Dean Connors

No. 33 – Los Angeles Rams
- Position: Running back
- Roster status: Practice squad

Personal information
- Born: August 29, 2003 (age 23) Bend, Oregon, U.S.
- Listed height: 5 ft 11 in (1.80 m)
- Listed weight: 206 lb (93 kg)

Career information
- High school: Murrieta Valley (Murrieta, California)
- College: Riverside (2021); Rice (2022–2024); Houston (2025);
- NFL draft: 2026: undrafted

Career history
- Los Angeles Rams (2026–present);
- Stats at Pro Football Reference

= Dean Connors =

American football player (born 2003)

Dean Russell Connors (born August 29, 2003) is an American professional football running back for the Los Angeles Rams of the National Football League (NFL).
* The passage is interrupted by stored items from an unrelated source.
#include "../../include/mcp_ba.h"
#include "ba_pool.h"
#include "mcp_knobs.h"
#include "ba_kernels.h"
// ... 376 lines not shown
  std::vector<int> id_kind, id_index;
  int next_id = 1;
  bool dirty = true;

  int nfp = 0, nfl = 0, np = 0, nx = 0, ninc = 0, nslot = 0;
  std::vector<int> perm;
  std::vector<int> fl_point, fp_pose;
  double m_total = 0;
  double nfl_total = 0;
  int nx_total() const { return np + 3*(int)nfl_total; }

  DevBuf<char> d_struct;
  DevBuf<mcp_camera> d_cams;
  DevBuf<int> d_chain_len, d_chain_pose, d_pose_unk, d_pt_chain, d_pt_unk, d_m_pt, d_m_chain;
  DevBuf<unsigned char> d_pt_fixed, d_m_cam, d_flags;
  DevBuf<unsigned short> d_m_mask;
  DevBuf<double> d_m_u, d_m_v, d_m_omega;
  DevBuf<int> d_slot_start, d_slot_unk, d_slot_inc, d_l_i0, d_l_i1, d_inc_unk, d_fl_point;
  DevBuf<int> d_sp_pt, d_sp_m, d_sp_i, d_m_sp, d_l_sp, d_g_sp0, d_g_pose, d_red_tiles;
  DevBuf<double> d_pack; int n_red_tiles = 0;
  DevBuf<unsigned char> d_sp_big, d_slot_lp, d_slot_first, d_inc_lp, d_inc_mixed;
  int nsp = 0, ngroup = 0, nbig = 0;
  static constexpr int NSTATE = 1 + MAX_SYS;
  DevBuf<double> d_pose[NSTATE], d_pt[NSTATE], d_first[NSTATE], d_second[NSTATE], d_last[NSTATE], d_chi2[NSTATE];
  int cur = 0, last_tr = 1;
  int cand(int q) const { for (int s_ = 0, k = 0;; ++s_) { if (s_ == cur) continue; if (k == q) return s_; ++k; } }
  struct SpecLane {
    DevBuf<double> xp, xl, p0, p1, p2;
    bool pre_run = false, ahead_enq = false; unsigned long long pre_ticket = 0;
    hipEvent_t ev_tr = nullptr;
    hipEvent_t ev_wf = nullptr;
    hipStream_t st_tr = nullptr;
    hipStream_t tr_stream = nullptr;
    hipEvent_t head_ev = nullptr; bool head_enq = false; int head_state = -1; unsigned long long head_ticket = 0;
    DevBuf<double> trial; DevBuf<SelState> trstate;
    int pred_ok = 0, ovf = 0;
  };
  SpecLane lane[MAX_SYS];
  DevBuf<double> d_ubig;
  DevBuf<double> d_red;
  DevBuf<double> d_stU, d_stb, d_stS, d_str, d_udiag;
  DevBuf<int> d_g_blk0, d_asm_tiles, d_pair_id, d_pr_start, d_blk_dst, d_po_start, d_rhs_dst, d_asm_tasks;
  DevBuf<unsigned char> d_blk_pair;
  int grp_blk_max = 0;
  int head_ahead_for = -1;
  bool head_ahead_want = false; int dbg_head_ahead = 0;
  int head_ahead(int w);
  struct HeadScratch { unsigned int* hist = nullptr; double* vals = nullptr; double* part = nullptr; double* out = nullptr; double* rs = nullptr; };
  HeadScratch hsc[2*MAX_SYS]; DevBuf<double> d_headbuf;
  hipStream_t st_h = nullptr; bool st_h_own = false;
  unsigned long long head_ticket_ctr = 0;
  int head_par = 0, acc_head_q = -1, dbg_head_miss = 0;
  const double* start_blk = nullptr;
  unsigned int* head_hist(int q) { return hsc[head_par*MAX_SYS + q].hist; }
  int enqueue_head(hipStream_t s, int q, int w, bool side);
  int wait_head(int q);
  bool large_heads() const { return hk.large_head_ahead && robust && !multi() && !small_mode() && d_headbuf.p != nullptr; }
  int head_small(int w, bool sum_aside = false);
  int join_sum();
  int sum_aside(); int sum_w = -1; const double* sum_sig = nullptr;
  hipEvent_t ev_head = nullptr, ev_sum = nullptr; bool sum_pending = false;
  DevBuf<double> d_parth;
  bool small_mode_for(int nmeas_, int nchain_) const { return hk.small_on && !multi() && nmeas_ > 0 && nmeas_ <= SMALL_MEAS && nchain_ <= SMALL_CHAINS; }
  bool small_mode() const { return small_mode_for(P.nmeas, P.nchain); }
  int grp_pts = GRP_PTS;
  int group_points(int nsp) const { return (nsp <= pk.small_points) ? LIN_QUAD_PTS : GRP_PTS; }
  int grp_lmax_pol() const { return hk.group_lmax13 ? S4_LMAX : GRP_LMAX; }
  bool fail_clean = false;
  bool sch4_ok = false;
  double schur_mfma = 0, schur_flops = 0;
  std::vector<unsigned char> last_pat;
  std::string launch_err;
  void note_launch(const char* k) { const hipError_t e = hipGetLastError(); if (e != hipSuccess && e != hipErrorNotReady && launch_err.empty()) launch_err = std::string(k) + ": " + hipGetErrorString(e); }
  std::shared_ptr<StructEntry> pending_entry;
  StructKey cache_key, cache_base; bool cache_insert = false;
  int n_masked = 0;
  unsigned long long med_rank() const { return (unsigned long long)n_masked + (unsigned long long)(m_total/2); }
  DevBuf<int> d_m_last;
  DevBuf<int> d_g_order, d_sp_unk;
  bool sch4_order = false;
  bool asm_long = false;
  bool asm_pair = false;
  int n_asm_tasks = 0, n_asm_walk = 0;
  int grp_inc_max = 0;
  size_t nstage = 0;
  int nrhs_rows = 0;
  AsmPlan A;
  DevBuf<double> d_V, d_g, d_W, d_Vinv, d_xl, d_xp_good, d_xl_good, d_err;
  DevBuf<double> d_selvals;
  DevBuf<double> d_seltab;
  DevBuf<double> d_xp_cand;
  DevBuf<double> d_part0, d_part1, d_part2, d_res, d_sigma, d_hist, d_cov;
  static constexpr int MAX_DIAG_PARTS = 256;
  static int max_diag_parts(int np_, int nfl_) { return std::min(MAX_DIAG_PARTS, (std::max(np_, nfl_) + 1023)/1024); }
  DevBuf<unsigned char> d_headl; bool headl_clean = false; int hl_grid = 0;
  bool use_head_large() const { return pk.head_large_on && robust && !multi() && !small_mode() && P.nmeas > 0 && hl_grid > 0 && d_headl.p != nullptr; }
  int head_large(int w, int off, double* sig_copy2);
  bool hist_clean = false;
  static constexpr int N_SIG = 2 + 2*MAX_SYS;
  int sig_idx = 0;
  double* sig_block(int i) { return d_sigma.p + 8*i; }
  double* sig() { return sig_block(sig_idx); }
  void flip_sig() { sig_idx = (sig_idx == 0) ? 1 : 0; }
  DevBuf<SelState> d_selstate;
  DevBuf<int> d_fail;
  static constexpr size_t HRES = 32 + 32*MAX_SYS + 8 + 2*MAX_SYS;
// ... 1904 lines not shown
        if (e != hipErrorNotReady) { set_err(std::string("stream failed while waiting for a trial: ") + hipGetErrorString(e)); return -1; }
        if (std::chrono::duration<double, std::milli>(std::chrono::steady_clock::now() - w0).count() > hk.timeout_ms)
          return watchdog_fail(q ? "the result of a trial evaluated ahead (speculative lane)" : "the result of a trial (main lane)");
      }
    } else {
#if defined(__x86_64__) || defined(__i386__)
      __builtin_ia32_pause();
#elif defined(__aarch64__)
      __asm__ __volatile__("yield");
#endif
    }
  }
  std::memcpy(h_res, box, count*sizeof(double));
  return 0;
}
int mcp_ba::multi_trial_tail(hipStream_t s, int lane, int q, int slot, int nbe, const double* p0, int nbb, const double* p1, const double* p2,
                             const double* pose_parts, int pose_off, bool main_block, double* mail, int mail_count, unsigned long long ticket) {
  SpecLane& L = this->lane[q];
  double* T = L.trial.p;
  HIPCK(hipMemsetAsync(T, 0, TRIAL_LEN*sizeof(double), s));
  const bool ride = robust && hk.sel_ride && m_total > 0;
  if (ride) {
    const int grid = std::max(1, std::min(256, (P.nmeas + SEL_BLOCK*8 - 1)/(SEL_BLOCK*8)));
    hipLaunchKernelGGL(k_select_hist2, dim3(grid), dim3(SEL_BLOCK), 0, s, P.nmeas, (const double*)d_chi2[slot].p, pred_bin, T + TRIAL_HDR);
  }
  const bool rides = main_block && start_rides;
  hipLaunchKernelGGL(k_final_sums, dim3(1), dim3(256), 0, s, nbe, p0, nbb, p1, nbb, p2, T, 0, (const int*)d_fail.p + q, (double*)nullptr, 0, 0ull,
                     rides ? (const double*)(d_res.p + 24) : (const double*)nullptr, 4);
  if (allreduce(T, ride ? TRIAL_LEN : TRIAL_HDR, lane, false, lane ? "trial evaluated ahead: result block + median histograms" : "trial: result block + median histograms")) return -1;
  hipLaunchKernelGGL(k_trial_post, dim3(1), dim3(SEL_BLOCK), 0, s, T, L.trstate.p, (unsigned long long)(m_total/2), pred_bin, (double)pk.sel_cap, ride ? 1 : 0,
                     pose_parts, pose_off, main_block ? (const double*)(d_res.p + 24) : (const double*)nullptr, rides ? 1 : 0,
                     main_block ? d_res.p : (double*)nullptr, mail, mail_count, ticket);
  if (rides) start_rides = false;
  return 0;
}
int mcp_ba::launch_trial_step(const TrialIo& io) {
  hipStream_t s = io.s;
  const int slot = io.slot;
  const int nbb = backsub_blocks(), nbe = (P.nmeas + EVAL_BLOCK - 1)/EVAL_BLOCK;
  const int ncb = io.stale ? 0 : trial_chain_blocks();
  if (io.main_block) tic(ST_UPDATE);
  if (ncb) { hipLaunchKernelGGL(k_trial_apply, dim3(ncb + (nfl ? nbb : 0)), dim3(256), (size_t)P.npose*12*sizeof(double), s, P, ncb, io.lam, io.rhs, io.bp, (const double*)d_pose[cur].p, d_pose[slot].p, io.pose_parts, io.xp,
                                d_first[slot].p, d_second[slot].p, d_last[slot].p, (const double*)d_g.p, (const double*)d_W.p, io.Vinv,
                                (const double*)d_pt[cur].p, d_pt[slot].p, io.xl, io.p1, io.p2); note_launch("k_trial_apply"); }
  else {
    hipLaunchKernelGGL(k_update_poses, dim3(1), dim3(256), 0, s, P, io.lam, io.rhs, io.bp, (const double*)d_pose[cur].p, d_pose[slot].p, io.pose_parts, io.xp);
    if (nfl && io.stale) hipLaunchKernelGGL(k_apply_point_step, dim3((nfl + 255)/256), dim3(256), 0, s, P, (const double*)io.xl, (const double*)d_pt[cur].p, d_pt[slot].p);
    else if (nfl) hipLaunchKernelGGL(k_backsub, dim3(nbb), dim3(BS_BLOCK), 0, s, P, io.lam, io.rhs, (const double*)d_g.p, (const double*)d_W.p,
                                     io.Vinv, (const double*)d_pt[cur].p, d_pt[slot].p, io.xl, io.p1, io.p2);
  }
  if (io.main_block) { toc(); tic(ST_EVAL); }
  if (io.record_wf) HIPCK(hipEventRecord(lane[io.q].ev_wf, s));
  if (P.nchain && !ncb) hipLaunchKernelGGL(k_chains, dim3((P.nchain + 63)/64), dim3(64), 0, s, P, (const double*)d_pose[slot].p, d_first[slot].p, d_second[slot].p, d_last[slot].p);
  if (nbe) hipLaunchKernelGGL((k_eval<true>), dim3(nbe), dim3(EVAL_BLOCK), 0, s, P, (const double*)d_pt[slot].p, (const double*)d_last[slot].p, d_chi2[slot].p, (double*)nullptr,
                              (const double*)sig(), io.p0);
  const double* p1 = (nfl && !io.stale) ? io.p1 : nullptr; const double* p2 = (nfl && !io.stale) ? io.p2 : nullptr;
  const int nbs = p1 ? nbb : 0;
  if (multi() && !io.stale) {
    if (multi_trial_tail(s, io.lane, io.q, slot, nbe, io.p0, nbs, p1, p2, io.pose_parts, io.pose_off, io.main_block, io.mail, io.mail_count, io.ticket)) return -1;
  } else {
    if (io.main_block && join_sum()) return -1;
    hipLaunchKernelGGL(k_final_sums, dim3(1), dim3(256), 0, s, nbe, (const double*)io.p0, nbs, p1, nbs, p2, io.res, 0, io.fail,
                       io.mail, io.mail_count, io.ticket, (const double*)nullptr, 0, io.main_block ? start_blk : (const double*)nullptr);
    if (io.main_block && !nfl) HIPCK(hipMemsetAsync(d_res.p + 1, 0, 2*sizeof(double), s));
  }
  if (io.main_block) toc();
  return 0;
}
int mcp_ba::enqueue_spec_trial(hipStream_t s, int q) {
  SpecLane& L = lane[q];
  L.tr_stream = s;
  const int slot = cand(q);
  double* rhsq = d_red.p + q*red_stride + (size_t)np*np; double* resq = d_res.p + 32 + 8*q;
  const bool with_head = head_ahead_want && !small_mode() && large_heads() && hk.large_head_ahead != 2 && P.nmeas > 0;
  L.pre_ticket = ++mail_ticket;
  const TrialIo io{s, 1, q, slot, batch_lambda[q], rhsq, rhsq + np, d_Vinv.p + q*vinv_stride, L.xp.p, L.xl.p, L.p0.p, L.p1.p, L.p2.p,
                   resq + 4, 4, resq, d_fail.p + q, h_mail_dev + 32*q, multi() ? MAIL_TICKET : 6, L.pre_ticket, false, true, false};
  if (launch_trial_step(io)) return -1;
  HIPCK(hipEventRecord(L.ev_tr, s));
  L.pre_run = true; L.ahead_enq = true;
  if (with_head) { if (enqueue_head(s, q, slot, true)) return -1; }
  return 0;
}
int mcp_ba::cancel_spec_trials() {
  for (int q = 0; q < MAX_SYS; ++q) lane[q].pre_run = false;
  return 0;
}
int mcp_ba::run_ahead(int q) {
  if (!hk.spec_trials || !hk.use_mailbox || prm.profile) return 0;
  if (multi() && hk.overlap_spec != 1) return 0;
  if (!spec_pending && !spec3_pending && q >= spec2_from) {  }
  if (q < spec2_from || q >= batch_n || lane[q].pre_run) return 0;
  if (hk.spec_trials >= 2 && !multi() && lane[q].st_tr && q > spec2_from) {
    hipEvent_t done = (q >= spec3_from) ? ev_spec3 : ev_spec;
    HIPCK(hipStreamWaitEvent(lane[q].st_tr, done, 0));
    return enqueue_spec_trial(lane[q].st_tr, q);
  }
  return enqueue_spec_trial(q >= spec3_from ? st3 : st2, q);
}
int mcp_ba::read_results(int count) {
  HIPCK(hipMemcpyAsync(h_res, d_res.p, count*sizeof(double), hipMemcpyDeviceToHost, st));
  return wait_stream(st, "a result block");
}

Signed as an undrafted free agent out of the University of Houston, Connors previously played for the Rice Owls and at Riverside City College.

==Early life==
Connors attended Paso Robles High School and Murrieta Valley High School in Murrieta, California. As a senior, Connors was named co-MVP of the Southwestern League in leading the Nighthawks to a 3-2 record during an abbreviated season due to the COVID-19 pandemic. Coming out of high school, he committed to play college football at Riverside City College.

==College career==
=== Riverside CC ===
In his lone season at Riverside in 2021, he rushed for 516 yards on 107 carries, whereupon the conclusion of the season he entered his name into the NCAA transfer portal.

=== Rice ===
Connors transferred to play for the Rice Owls. During his first season with Rice in 2022, he ran 28 times for 128 yards and a touchdown. In Week 2 of the 2023 season, he posted 130 all-purpose yards in a double overtime win over rival Houston. Connors finished the 2023 season with 771 yards and seven touchdowns on the ground while bringing in 43 passes for 403 yards and three touchdowns. In Week 3 of the 2024 season, he recorded his team's lone touchdown in a loss to rival Houston. In the 2024 regular season finale, Connors totaled 131 yards and a touchdown in an upset win versus South Florida. He finished the 2024 season rushing for 780 yards and nine touchdowns while also hauling in 62 receptions for 498 yards and two touchdowns. After the conclusion of the 2024 season, Connors decided to enter his name into the NCAA transfer portal.

=== Houston ===
Connors transferred to play for the Houston Cougars. In Week 2 of the 2025 season, he put up 132 yards and two touchdowns in a win against rival Rice. Connors capped off his 2025 season with a dominant performance in the Texas Bowl. Connors completed the game with 126 yards on 16 carries and one rushing touchdown. Connors finished the 2025 season with a total of 1,231 all purpose yards, six rushing touchdowns and three receiving touchdowns.

==Professional career==

Pre-draft measurables
| Height | Weight | Arm length | Hand span | Wingspan | 40-yard dash | 10-yard split | 20-yard split | 20-yard shuttle | Three-cone drill | Vertical jump | Broad jump | Bench press |
| 5 ft 11+3⁄8 in (1.81 m) | 206 lb (93 kg) | 29+5⁄8 in (0.75 m) | 9+1⁄4 in (0.23 m) | 5 ft 11 in (1.80 m) | 4.48 s | 1.57 s | 2.51 s | 4.29 s | 6.95 s | 39.5 in (1.00 m) | 10 ft 2 in (3.10 m) | 21 reps |
All values from Pro Day

=== Los Angeles Rams ===
After going unselected in the 2026 NFL Draft, on April 28, 2026 the Los Angeles Rams signed Connors as an undrafted free agent. In the Rams' 20-12 victory over the Kansas City Chiefs to open the preseason, Connors had six rushing attempts for 22 yards and caught four passes for 29 yards and two touchdowns in L.A.'s 20-12 victory. On August 30, he was waived as part of final roster cuts and re-signed to the practice squad.